▶ _Stored data_
diff --git a/armada_b200/csrc/armada_host.inc b/armada_b200/csrc/armada_host.inc
--- a/armada_b200/csrc/armada_host.inc
+++ b/armada_b200/csrc/armada_host.inc
@@ -1121,6 +1121,7 @@
   DA(P.bt_item, 2 * (size_t)Q * 64);
   DA(P.bt_gnode, 2 * (size_t)Q * 64 * 64);
   DA(P.gang_bak, 32 * (4 + ARMADA_MAX_RESOURCES * 2));
+  DA(P.sc_max, (size_t)std::max(cfg.S, 1) * D);
   DA(P.excl, cfg.collect_excl ? (size_t)J * ARMADA_EXCLUDED_KINDS : 16);
   DA(P.undo_log, 3 * (size_t)J + 16);
   DA(P.ev_rec, J);
@@ -1461,6 +1462,7 @@
   DevCfg& c = r->cfg;
   DevPtrs& P = r->P;
   const uint32_t n = c.N;
+  CUDA_TRY(cudaMemsetAsync(P.sc_max, 0, (size_t)c.S * c.D * sizeof(int64_t), r->stream));
   ROUND_LAUNCH(r, k_g0_keys, grid_for(n), 256, 0, c, P);
   unsigned long long *k0 = P.g0, *k1 = P.g0_tmp;
   uint32_t *v0 = P.sort_vals, *v1 = P.sort_vals2;
@@ -1576,11 +1578,11 @@
     fprintf(stderr,
             "armada stats: kernel_cycles=%llu startup=%llu pipeline_runs=%llu chain_busy=%llu chain_wait=%llu epilogue=%llu precreate=%llu first_batch_wait=%llu "
             "after_chain_wait=%llu failed_iters=%llu failed_cycles=%llu fair_query_cycles=%llu level_scan_cycles=%llu evicted_rebind_cycles=%llu "
-            "gate_scans=%llu gate_skips=%llu bt_fails=%llu\n",
+            "gate_scans=%llu gate_skips=%llu bt_fails=%llu supply_components=%llu split_runs=%llu\n",
             dstats[STAT_KERNEL], dstats[STAT_STARTUP], dstats[STAT_RUNS], dstats[STAT_CHAIN_BUSY], dstats[STAT_CHAIN_WAIT], dstats[STAT_BT_EPILOGUE],
             dstats[STAT_TL_PRECREATE], dstats[STAT_TL_FIRST_BATCH_WAIT], dstats[STAT_TL_AFTER_CHAIN_WAIT], dstats[STAT_TL_FAILED_ITERS],
             dstats[STAT_TL_FAILED_CYCLES], dstats[STAT_TL_FAIR_QUERY], dstats[STAT_TL_LEVEL_SCAN], dstats[STAT_TL_EVICTED_REBIND],
-            dstats[STAT_GATE_RUN], dstats[STAT_GATE_SKIPPED], dstats[STAT_BT_FAILS]);
+            dstats[STAT_GATE_RUN], dstats[STAT_GATE_SKIPPED], dstats[STAT_BT_FAILS], dstats[STAT_BT_COMPONENTS], dstats[STAT_BT_SPLIT_RUNS]);
   if (getenv("ARMADA_PRINT_STATS"))
     fprintf(stderr,
             "armada general loop: wait_index_warps=%llu ring_full=%llu select_queued=%llu (n=%llu) bind_queued=%llu fair_victims=%llu iteration_prologue=%llu\n",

▶ _The problem_
Copy the lines above exactly. Start with the line containing "(size_t)std::max(cfg.S, 1) * D);", end with the line containing "ROUND_LAUNCH(r, k_g0_keys, grid_for(n), 256, 0, c, P);", and include both.

▶ _Answer space_
+  DA(P.sc_max, (size_t)std::max(cfg.S, 1) * D);
   DA(P.excl, cfg.collect_excl ? (size_t)J * ARMADA_EXCLUDED_KINDS : 16);
   DA(P.undo_log, 3 * (size_t)J + 16);
   DA(P.ev_rec, J);
@@ -1461,6 +1462,7 @@
   DevCfg& c = r->cfg;
   DevPtrs& P = r->P;
   const uint32_t n = c.N;
+  CUDA_TRY(cudaMemsetAsync(P.sc_max, 0, (size_t)c.S * c.D * sizeof(int64_t), r->stream));
   ROUND_LAUNCH(r, k_g0_keys, grid_for(n), 256, 0, c, P);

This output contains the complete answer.